WHAT THE TASK REQUIRES — Print, exactly as given, each line of the data from the line containing "const uint32_t n = (uint32_t)(len" up to and including its last line.

ENTRIES SHOWN —
hipError_t launch_scan(hipStream_t s, const uint32_t *lens, int njobs, uint64_t *offs, const uint32_t *mels, uint64_t *toffs) {
    if (mels && toffs) hipLaunchKernelGGL(scan_lens_kernel<true>, dim3(1), dim3(1024), 0, s, lens, njobs, offs, mels, toffs);
    else hipLaunchKernelGGL(scan_lens_kernel<false>, dim3(1), dim3(1024), 0, s, lens, njobs, offs, mels, toffs);
    return hipGetLastError();
}
hipError_t launch_pack(hipStream_t s, const BlockJob *jobs, int njobs, const uint8_t *stream, const uint64_t *offs, const uint64_t *toffs,
                       const uint32_t *lens, const uint8_t *numbps, const uint32_t *maglens, uint8_t *pack) {
    hipLaunchKernelGGL(pack_kernel, dim3((njobs + 1 + 3) / 4), dim3(256), 0, s, jobs, njobs, stream, offs, toffs, lens, maglens, numbps, pack);
    return hipGetLastError();
}
hipError_t launch_mel_table(hipStream_t s, const BlockJob *jobs, int njobs, uint32_t *mels) {
    if (njobs <= 0) return hipSuccess;
    hipLaunchKernelGGL(mel_table_kernel, dim3((njobs + 255) / 256), dim3(256), 0, s, jobs, njobs, mels);
    return hipGetLastError();
}
hipError_t launch_unpack(hipStream_t s, const BlockJob *jobs, int njobs, int count, const uint8_t *const *packs, const size_t *pack_bytes,
                         uint8_t *const *streams,
                         size_t stream_cap, uint64_t *const *offs, uint32_t *const *lens, uint8_t *const *numbps, int *fault) {
    for (int c0 = 0; c0 < count; c0 += UNPACK_BATCH) {
        UnpackBatch B{};
        const int m = count - c0 < UNPACK_BATCH ? count - c0 : UNPACK_BATCH;
        for (int i = 0; i < m; i++) {
            B.pack[i] = packs[c0 + i]; B.pack_bytes[i] = (uint64_t)pack_bytes[c0 + i]; B.stream[i] = streams[c0 + i]; B.offs[i] = offs[c0 + i]; B.lens[i] = lens[c0 + i];
            B.numbps[i] = numbps[c0 + i];
        }
        hipLaunchKernelGGL(unpack_kernel, dim3((njobs + 1 + 3) / 4, m), dim3(256), 0, s, jobs, njobs, B, (uint64_t)stream_cap, fault);
    }
    return hipGetLastError();
}

__global__ __launch_bounds__(256) void assemble_tiles_kernel(const uint8_t *__restrict__ stream, const uint64_t *__restrict__ offs,
                                                              const int *__restrict__ job0, int ntiles, int tile_first,
                                                              uint8_t *__restrict__ out, uint64_t *__restrict__ out_len) {
    const int t = blockIdx.x;
    const uint64_t base = offs[job0[0]], o0 = offs[job0[t]], o1 = offs[job0[t + 1]];
    const uint64_t len = o1 - o0;
    uint8_t *dst = out + (o0 - base) + 14ull * (uint64_t)t;
    if (blockIdx.y == 0 && threadIdx.x < 14) {
        const uint32_t idx = (uint32_t)(tile_first + t) & 0xFFFFu, psot = (uint32_t)(14 + len);
        const uint8_t hdr[14] = {0xFF, 0x90, 0x00, 0x0A, (uint8_t)(idx >> 8), (uint8_t)idx, (uint8_t)(psot >> 24), (uint8_t)(psot >> 16),
                                 (uint8_t)(psot >> 8), (uint8_t)psot, 0x00, 0x01, 0xFF, 0x93};
        dst[threadIdx.x] = hdr[threadIdx.x];
    }
    if (out_len && blockIdx.x == 0 && blockIdx.y == 0 && threadIdx.x == 0) *out_len = (offs[job0[ntiles]] - base) + 14ull * (uint64_t)ntiles;
    const uint64_t c0 = (uint64_t)blockIdx.y << 16;
    if (c0 >= len) return;
    const uint32_t n = (uint32_t)(len - c0 < 65536 ? len - c0 : 65536);
    const uint8_t *src = stream + o0 + c0;
    uint8_t *d = dst + 14 + c0;
    const uint32_t head = min(n, (uint32_t)((16 - ((uintptr_t)d & 15)) & 15));
    if (threadIdx.x < head) d[threadIdx.x] = src[threadIdx.x];
    const uint32_t nv = (n - head) >> 4;
    for (uint32_t i = threadIdx.x; i < nv; i += 256) {
        uint4 v;
        __builtin_memcpy(&v, src + head + 16 * (size_t)i, 16);
        *reinterpret_cast<uint4 *>(d + head + 16 * (size_t)i) = v;
    }
    const uint32_t done = head + (nv << 4);
    if (done + threadIdx.x < n) d[done + threadIdx.x] = src[done + threadIdx.x];
}
hipError_t launch_assemble_tiles(hipStream_t s, const uint8_t *stream, const uint64_t *offs, const int *job0, int ntiles, int tile_first,
                                 uint64_t max_tile_bytes, uint8_t *out, uint64_t *out_len) {
    if (ntiles <= 0) return hipSuccess;
    const unsigned chunks = (unsigned)std::max<uint64_t>(1, (max_tile_bytes + 65535) >> 16);
    hipLaunchKernelGGL(assemble_tiles_kernel, dim3(ntiles, chunks), dim3(256), 0, s, stream, offs, job0, ntiles, tile_first, out, out_len);
    return hipGetLastError();
}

RESULT OF THE TASK —
    const uint32_t n = (uint32_t)(len - c0 < 65536 ? len - c0 : 65536);
    const uint8_t *src = stream + o0 + c0;
    uint8_t *d = dst + 14 + c0;
    const uint32_t head = min(n, (uint32_t)((16 - ((uintptr_t)d & 15)) & 15));
    if (threadIdx.x < head) d[threadIdx.x] = src[threadIdx.x];
    const uint32_t nv = (n - head) >> 4;
    for (uint32_t i = threadIdx.x; i < nv; i += 256) {
        uint4 v;
        __builtin_memcpy(&v, src + head + 16 * (size_t)i, 16);
        *reinterpret_cast<uint4 *>(d + head + 16 * (size_t)i) = v;
    }
    const uint32_t done = head + (nv << 4);
    if (done + threadIdx.x < n) d[done + threadIdx.x] = src[done + threadIdx.x];
}
hipError_t launch_assemble_tiles(hipStream_t s, const uint8_t *stream, const uint64_t *offs, const int *job0, int ntiles, int tile_first,
                                 uint64_t max_tile_bytes, uint8_t *out, uint64_t *out_len) {
    if (ntiles <= 0) return hipSuccess;
    const unsigned chunks = (unsigned)std::max<uint64_t>(1, (max_tile_bytes + 65535) >> 16);
    hipLaunchKernelGGL(assemble_tiles_kernel, dim3(ntiles, chunks), dim3(256), 0, s, stream, offs, job0, ntiles, tile_first, out, out_len);
    return hipGetLastError();
}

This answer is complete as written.